I started recording demos in 2019 and sending them to Gilly and Paul. There was about five new songs. Then we decided that in August, we should try getting together and playing and see what happens. We played for a week and it was really fun. We decided the next thing would be to record, and I was talking to Joanna Bolme about it—she’d been a producer on our last two records. I asked her to do it again and she and her husband, Gary Jarman, offered to record us. So in November, we went into the studio in their house and recorded the single. And we also shot a video that week. I’ve gone back to Portland, and we recorded eight more songs.
As you know, this interview is going to be part of our Queer Week, and part of the reason I wanted to speak to you was to get your perspective on what it was like being a gay man in Portland during the years you were living here. Was it a mostly positive experience for you?
I never ran into any problems or prejudice. It was more that it was lonely. I wasn’t really in a relationship for most of the time that I was there. And this was before the Internet and the only way to meet people was to go out to bars, which were all on Stark Street [now Harvey Milk Street]. So every weekend, I would walk downtown and go to these bars, and most of the time never met anybody and then I would walk home. That’s what most of the No. 2 songs are about: walking downtown. It was probably for personal reasons. It’s not anything characteristic to the Pacific Northwest or anything like that. I ended up coming here because I’m in a relationship with two men and we’ve been together as three for over 18 years now. I met them while I was in Portland and they were visiting. Right now, I’m staying at their house in Connecticut, but normally we commute between New York and Connecticut.
Outside of the pandemic, do you live together permanently or do you have space of your own?
I have my own apartment in Brooklyn. We own property together and we’re together about four nights a week. Right now, we’ve been living together all the time.
Has that been a fairly comfortable thing for everybody—being together nonstop now?
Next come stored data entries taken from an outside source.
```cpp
constexpr uint32_t kRawFlag = 0x80000000u;

void launch_lz4_compress(const uint8_t* d_src, const Item* d_items, int32_t n_items,
                         uint32_t* d_item_check, uint8_t* d_slots, int32_t slot_stride, uint32_t* d_item_size, uint32_t* d_work, int resident_waves,
                         int variant, hipStream_t st, hipEvent_t after_hash = nullptr, bool has_u32 = false);
bool snappy_compress_available();
void launch_snappy_compress(const uint8_t* d_src, const Item* d_items, int32_t n_items,
                            uint8_t* d_slots, int64_t slot_stride, uint32_t* d_item_size,
                            int variant, hipStream_t st);
int64_t zstd_compress_scratch_stride();
void launch_zstd_compress(const uint8_t* d_src, const Item* d_items, int32_t n_items, uint8_t* d_slots, int64_t slot_stride,
                          uint32_t* d_item_size, uint8_t* d_scratch, int32_t grid, hipStream_t st);
void launch_lzf_compress(const uint8_t* d_src, const Item* d_items, int32_t n_items, uint8_t* d_slots, int64_t slot_stride,
                         uint32_t* d_item_size, hipStream_t st);
struct AesKeys {
  uint32_t rk[60];
};
int aes_expand_key(const uint8_t* key, int key_bytes, AesKeys* keys);
enum { kCtrInPlace = 0, kCtrFromPlain = 1, kCtrDecrypt = 2 };
int64_t aes_ctr_max_bytes();
void launch_aes_ctr(int mode, const AesKeys& keys, int rounds, const uint8_t* d_in, uint8_t* d_out, const int64_t* d_stored_off,
                    const int64_t* d_plain_off, const uint8_t* d_ivs, int32_t n_parts, int64_t stored_bound, int64_t stored_limit,
                    hipStream_t st);
struct AesWindowIv {
  uint32_t w[4];
};
void launch_aes_ctr_window(const AesKeys& keys, int rounds, const AesWindowIv& iv0, const uint8_t* d_in, uint8_t* d_out,
                           const int64_t* d_stored_off, const int64_t* d_plain_off, uint8_t* d_iv_out, int32_t n_pieces, int64_t front,
                           int64_t window_len, hipStream_t st);
void launch_seed_iv_items(const Item* d_items, int32_t n_items, uint32_t* d_item_size, hipStream_t st);
void launch_scan_items(const Item* d_items, const uint32_t* d_item_size, int32_t n_items,
                       int64_t* d_item_off, const int32_t* d_part_first, int32_t n_parts,
                       int64_t* d_index, hipStream_t st);
void launch_gather_items(const uint8_t* d_src, const Item* d_items, int32_t n_items,
                         const uint8_t* d_slots, int64_t slot_stride, const uint32_t* d_item_size,
                         const int64_t* d_item_off, uint8_t* d_dst, int64_t dst_capacity,
                         int32_t* d_status, hipStream_t st);
size_t checksum_tables_bytes();
// ... 120 lines not shown
```

### spark-s3-shuffle_amd/s3shuffle/codec.py

```python
from __future__ import annotations

import ctypes
import os
from typing import Optional, Sequence, Tuple

import numpy as np

CODEC_NONE, CODEC_LZ4, CODEC_SNAPPY = 0, 1, 2
CODEC_ZSTD = 3
CODEC_LZF = 4
CHECKSUM_NONE, CHECKSUM_ADLER32, CHECKSUM_CRC32, CHECKSUM_CRC32C = 0, 1, 2, 3

OPT_LZ4_BLOCK_SIZE, OPT_SNAPPY_BLOCK_SIZE, OPT_PROFILE = 1, 2, 3
STAGE_TOTAL, STAGE_CODEC, STAGE_ASSEMBLE, STAGE_CHECKSUM, STAGE_DISCOVER, STAGE_HASH = 0, 1, 2, 3, 4, 5
OPT_LZ4_VARIANT = 4
OPT_LZ4_DECODE_VARIANT = 5
OPT_SNAPPY_VARIANT = 6
OPT_LZ4_VARIANT_USED = 7
OPT_LZ4_BLOCK_SIZE_LARGE = 8

OPT_ZSTD_COMPRESS = 9
OPT_LZF_COMPRESS = 10
OPT_IO_ENCRYPTION_KEY_BITS = 11

E_INVALID, E_CAPACITY, E_BAD_FRAME, E_CHECKSUM, E_HIP, E_UNSUPPORTED, E_NOMEM = -1, -2, -3, -4, -5, -6, -7
STATUS_NOT_RUN = -100
_ERR_NAMES = {
    E_INVALID: "S3S_E_INVALID",
    E_CAPACITY: "S3S_E_CAPACITY",
    E_BAD_FRAME: "S3S_E_BAD_FRAME",
    E_CHECKSUM: "S3S_E_CHECKSUM",
    E_HIP: "S3S_E_HIP",
    E_UNSUPPORTED: "S3S_E_UNSUPPORTED",
    E_NOMEM: "S3S_E_NOMEM",
}

_PKG_ROOT = os.path.dirname(os.path.dirname(os.path.abspath(__file__)))


class CodecError(RuntimeError):

    def __init__(self, code: int, message: str, partition: int = -1):
        super().__init__(f"{_ERR_NAMES.get(code, code)}: {message}")
        self.code = code
        self.partition = partition


def library_path() -> str:
    override = os.environ.get("S3S_CODEC_LIB")
    if override:
        return override
    return os.path.join(_PKG_ROOT, "lib", "libs3shuffle_codec.so")


class MapTask(ctypes.Structure):
# ... 476 lines not shown
```

Before: 98.08 GB/s.

## Pack batch plan into one upload/download buffer and assign per-context stream priority classes

Host-side staging for the batch compress path is packed into a single contiguous plan buffer. One host-to-device copy replaces several memsets and copies, and one device-to-host copy replaces three readbacks. The LZ4 work counter is zeroed on the host and uploaded with the plan, so its separate memset is dropped. Each context's stream is also given a priority class (lowest, normal or highest) based on its creation slot and the hardware queue cap, with the aim of spreading concurrent task threads across hardware queues. The priority assignment could also create unfairness between contexts.

```diff
diff --git a/include/s3shuffle_codec.h b/include/s3shuffle_codec.h
--- a/include/s3shuffle_codec.h
+++ b/include/s3shuffle_codec.h
@@ -38,7 +38,8 @@
   S3S_OPT_LZ4_BLOCK_SIZE_LARGE = 8,
   S3S_OPT_ZSTD_COMPRESS = 9,
   S3S_OPT_LZF_COMPRESS = 10,
-  S3S_OPT_IO_ENCRYPTION_KEY_BITS = 11
+  S3S_OPT_IO_ENCRYPTION_KEY_BITS = 11,
+  S3S_OPT_STREAM_CLASS = 12
 };
 
 enum {
diff --git a/spark-s3-shuffle_amd/csrc/codec_api.hip b/spark-s3-shuffle_amd/csrc/codec_api.hip
--- a/spark-s3-shuffle_amd/csrc/codec_api.hip
+++ b/spark-s3-shuffle_amd/csrc/codec_api.hip
@@ -1,5 +1,6 @@
 #include "s3s_ctx.h"
 #include <atomic>
+#include <mutex>
 
 using namespace s3s;
 
@@ -9,6 +10,47 @@
   if (!on) return;
   const hipError_t e = hipStreamSynchronize(ctx->stream);
   fprintf(stderr, "[s3s] %s: %s\n", what, hipGetErrorString(e));
+}
+
+struct StreamSlots {
+  std::mutex mu;
+  uint64_t used = 0;
+};
+StreamSlots g_stream_slots[64];
+
+int hw_queue_cap() {
+  const char* e = getenv("GPU_MAX_HW_QUEUES");
+  const int cap = e ? atoi(e) : 4;
+  return cap < 1 ? 1 : (cap > 32 ? 32 : cap);
+}
+
+hipError_t create_placed_stream(s3s_ctx* ctx) {
+  static const int order = getenv("S3S_STREAM_POOLS") ? atoi(getenv("S3S_STREAM_POOLS")) : 1;
+  int least = 0, greatest = 0;
+  if (order != 0 && hipDeviceGetStreamPriorityRange(&least, &greatest) != hipSuccess) least = greatest = 0;
+  const int levels = least - greatest + 1;
+  StreamSlots& S = g_stream_slots[ctx->device & 63];
+  {
+    std::lock_guard<std::mutex> g(S.mu);
+    for (int i = 0; i < 64; i++)
+      if (!(S.used >> i & 1)) {
+        S.used |= uint64_t(1) << i;
+        ctx->stream_slot = i;
+        break;
+      }
+  }
+  ctx->stream_class = stream_class_ordered(ctx->stream_slot >= 0 ? ctx->stream_slot : 64, hw_queue_cap(), levels, order);
+  if (ctx->stream_class == kStreamLowest) return hipStreamCreateWithPriority(&ctx->stream, hipStreamNonBlocking, least);
+  if (ctx->stream_class == kStreamHighest) return hipStreamCreateWithPriority(&ctx->stream, hipStreamNonBlocking, greatest);
+  return hipStreamCreateWithFlags(&ctx->stream, hipStreamNonBlocking);
+}
+
+void release_stream_slot(s3s_ctx* ctx) {
+  if (ctx->stream_slot < 0) return;
+  StreamSlots& S = g_stream_slots[ctx->device & 63];
+  std::lock_guard<std::mutex> g(S.mu);
+  S.used &= ~(uint64_t(1) << ctx->stream_slot);
+  ctx->stream_slot = -1;
 }
 }
 
@@ -39,6 +81,7 @@
   ctx->device = device_ordinal;
   auto bail = [&](const char* what, hipError_t err) -> s3s_ctx* {
     fail(nullptr, S3S_E_HIP, "%s failed: %s", what, hipGetErrorString(err));
+    release_stream_slot(ctx);
     delete ctx;
     return nullptr;
   };
@@ -47,8 +90,7 @@
     int cus = 0;
     if (hipDeviceGetAttribute(&cus, hipDeviceAttributeMultiprocessorCount, device_ordinal) == hipSuccess && cus > 0) ctx->cu_count = cus;
   }
-  if ((e = hipStreamCreateWithFlags(&ctx->stream, hipStreamNonBlocking)) != hipSuccess)
-    return bail("hipStreamCreate", e);
+  if ((e = create_placed_stream(ctx)) != hipSuccess) return bail("hipStreamCreate", e);
   for (auto& ev : ctx->ev)
     if ((e = hipEventCreate(&ev)) != hipSuccess) return bail("hipEventCreate", e);
   if ((e = hipEventCreate(&ctx->ev_hash)) != hipSuccess) return bail("hipEventCreate", e);
@@ -98,6 +140,7 @@
   if (ctx->hb_in && !ctx->hb_shared) hipStreamDestroy(ctx->hb_in);
   if (ctx->hb_out && !ctx->hb_shared) hipStreamDestroy(ctx->hb_out);
   if (ctx->stream) hipStreamDestroy(ctx->stream);
+  release_stream_slot(ctx);
   wipe(&ctx->enc_keys, sizeof ctx->enc_keys);
   delete ctx;
 }
@@ -163,6 +206,8 @@
       return S3S_OK;
     case S3S_OPT_IO_ENCRYPTION_KEY_BITS:
       return fail(ctx, S3S_E_INVALID, "option %d is read-only (s3s_set_io_encryption switches the layer)", key);
+    case S3S_OPT_STREAM_CLASS:
+      return fail(ctx, S3S_E_INVALID, "option %d is read-only (the context's creation slot decides it)", key);
   }
   return fail(ctx, S3S_E_INVALID, "unknown option %d", key);
 }
@@ -181,6 +226,7 @@
     case S3S_OPT_ZSTD_COMPRESS: return ctx->zstd_compress;
     case S3S_OPT_LZF_COMPRESS: return ctx->lzf_compress;
     case S3S_OPT_IO_ENCRYPTION_KEY_BITS: return ctx->enc_key_bits;
+    case S3S_OPT_STREAM_CLASS: return ctx->stream_class;
   }
   return S3S_E_INVALID;
 }
@@ -639,22 +685,19 @@
   }
   if (n_items64 > 0x7fffff00ll) return fail(ctx, S3S_E_UNSUPPORTED, "too many codec blocks in one call");
   const int32_t n_items = (int32_t)n_items64, n_chunks = (int32_t)n_chunks64;
-  const size_t np1 = (size_t)n_parts64 + (size_t)n_tasks;
-  const size_t items_bytes = sizeof(Item) * (size_t)n_items;
-  auto al = [](size_t x) { return (x + 15) & ~size_t(15); };
-  const size_t o_items = 0, o_pf = al(o_items + items_bytes), o_seg = al(o_pf + 4 * np1), o_idx = al(o_seg + 4 * np1),
-               o_sums = al(o_idx + 8 * np1), o_status = al(o_sums + 8 * ((size_t)n_parts64 + 1)),
-               o_tails = al(o_status + 4 * (size_t)n_tasks + 16), stage_total = o_tails + sizeof(TaskTail) * (size_t)n_tasks + 16;
+  const PackedPlan L = packed_plan((size_t)n_tasks, (size_t)n_parts64, (size_t)n_items, sizeof(TaskTail), sizeof(Item));
   int rc;
-  if ((rc = ensure_stage(ctx, stage_total))) return rc;
+  if ((rc = ensure_stage(ctx, L.total))) return rc;
   uint8_t* hs = static_cast<uint8_t*>(ctx->h_stage);
-  Item* h_items = reinterpret_cast<Item*>(hs + o_items);
-  int32_t* h_pf = reinterpret_cast<int32_t*>(hs + o_pf);
-  int32_t* h_seg = reinterpret_cast<int32_t*>(hs + o_seg);
-  int64_t* h_idx = reinterpret_cast<int64_t*>(hs + o_idx);
-  int64_t* h_sums = reinterpret_cast<int64_t*>(hs + o_sums);
-  int32_t* h_status = reinterpret_cast<int32_t*>(hs + o_status);
-  TaskTail* h_tails = reinterpret_cast<TaskTail*>(hs + o_tails);
+  Item* h_items = reinterpret_cast<Item*>(hs + L.items);
+  int32_t* h_pf = reinterpret_cast<int32_t*>(hs + L.part_first);
+  int32_t* h_seg = reinterpret_cast<int32_t*>(hs + L.seg_start);
+  int64_t* h_idx = reinterpret_cast<int64_t*>(hs + L.index);
+  int64_t* h_sums = reinterpret_cast<int64_t*>(hs + L.sums);
+  int32_t* h_status = reinterpret_cast<int32_t*>(hs + L.status);
+  TaskTail* h_tails = reinterpret_cast<TaskTail*>(hs + L.tails);
+  memset(hs + L.work, 0, 16);
+  memset(h_status, 0, L.up_end - L.status);
   std::vector<int32_t> first_item((size_t)n_tasks + 1), first_part((size_t)n_tasks + 1), first_seg((size_t)n_tasks + 1);
   const uint8_t* base = tasks[0].d_src;
   {
@@ -705,19 +748,20 @@
   }
   const int32_t total_segs = first_seg[(size_t)n_tasks];
   const int64_t slot_stride = codec == S3S_CODEC_SNAPPY ? snappy_slot_stride(bs) : codec_slot_stride(codec, bs);
-  if ((rc = ensure(ctx, B_ITEMS, items_bytes + 16))) return rc;
-  if ((rc = ensure(ctx, B_PART_FIRST, 4 * np1))) return rc;
-  if ((rc = ensure(ctx, B_SEG_START, 4 * np1))) return rc;
-  if ((rc = ensure(ctx, B_INDEX, 8 * np1))) return rc;
-  if ((rc = ensure(ctx, B_SUMS, 8 * ((size_t)n_parts64 + 1)))) return rc;
-  if ((rc = ensure(ctx, B_STATUS, 4 * (size_t)n_tasks + 16))) return rc;
+  if ((rc = ensure(ctx, B_PLAN, L.total))) return rc;
   if ((rc = ensure(ctx, B_PARTIAL, 16 * (size_t)(total_segs > 0 ? total_segs : 1)))) return rc;
   if ((rc = ensure(ctx, B_SLOTS, (size_t)slot_stride * (size_t)(n_chunks > 0 ? n_chunks : 1)))) return rc;
   if ((rc = ensure(ctx, B_ITEM_SIZE, sizeof(uint32_t) * (size_t)(n_items + 1)))) return rc;
   if ((rc = ensure(ctx, B_ITEM_OFF, sizeof(int64_t) * ((size_t)n_items + (size_t)n_tasks + 1)))) return rc;
   if ((rc = ensure(ctx, B_ITEM_CHECK, sizeof(uint32_t) * (size_t)(n_items + 1)))) return rc;
-  if ((rc = ensure(ctx, B_WORK, 64))) return rc;
-  if ((rc = ensure(ctx, B_TAILS, sizeof(TaskTail) * (size_t)n_tasks + 16))) return rc;
+  uint8_t* d_plan = dev<uint8_t>(ctx, B_PLAN);
+  const Item* d_items = reinterpret_cast<const Item*>(d_plan + L.items);
+  const TaskTail* d_tails = reinterpret_cast<const TaskTail*>(d_plan + L.tails);
+  const int32_t* d_pf = reinterpret_cast<const int32_t*>(d_plan + L.part_first);
+  const int32_t* d_seg = reinterpret_cast<const int32_t*>(d_plan + L.seg_start);
+  int32_t* d_status = reinterpret_cast<int32_t*>(d_plan + L.status);
+  int64_t* d_index = reinterpret_cast<int64_t*>(d_plan + L.index);
+  int64_t* d_sums = reinterpret_cast<int64_t*>(d_plan + L.sums);
   const int32_t zstd_grid = zstd_resident_groups(ctx, n_items);
   if (codec == S3S_CODEC_ZSTD && (rc = ensure(ctx, B_ZENC, (size_t)zstd_grid * (size_t)zstd_compress_scratch_stride()))) return rc;
   for (int32_t t = 0; t < n_tasks; t++) {
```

I mean, it’s like any other relationship, you know? It’s tough to figure out but we’ve been together for a very long time. So the comfort level is kind of built into it at this point.
Do you have any thoughts on how Portland has changed for gay men compared to how it was when you were still living here?
There’s no longer a central place to gather, except online. When I come back to Portland, I’m only there for about eight to 10 days and I’m playing music constantly, so I haven’t had time to really explore. But I wouldn’t even know where to go to. None of the places I used to go as a gay man are there anymore. A lot of places have completely disappeared over the last few years, which has been crazy to see.
I had one final, unrelated question. This year marks the 25th anniversary of the release of Elliott Smith’s second solo album. It came out during a time when Elliott was still playing music with you in Heatmiser. How was it for you to see him branching out on his own like that?
It was both amazing and really difficult. It was amazing because it was clear that, with that second record, he was exploding creatively. It was clear his process suddenly started to work really well. Heatmiser’s process was much different. It could be fraught at times. I think it was harder for him to be in Heatmiser than it was for him to do stuff by himself. To see him be so good away from the band was really difficult to accept and really understand. I was too young, and we weren’t really talking about it. It was a confusing time. He was saying that the band was still a priority. We moved to Portland to be in the band together. So once there were other things happening, we had to figure out how that was going to work and then it didn’t.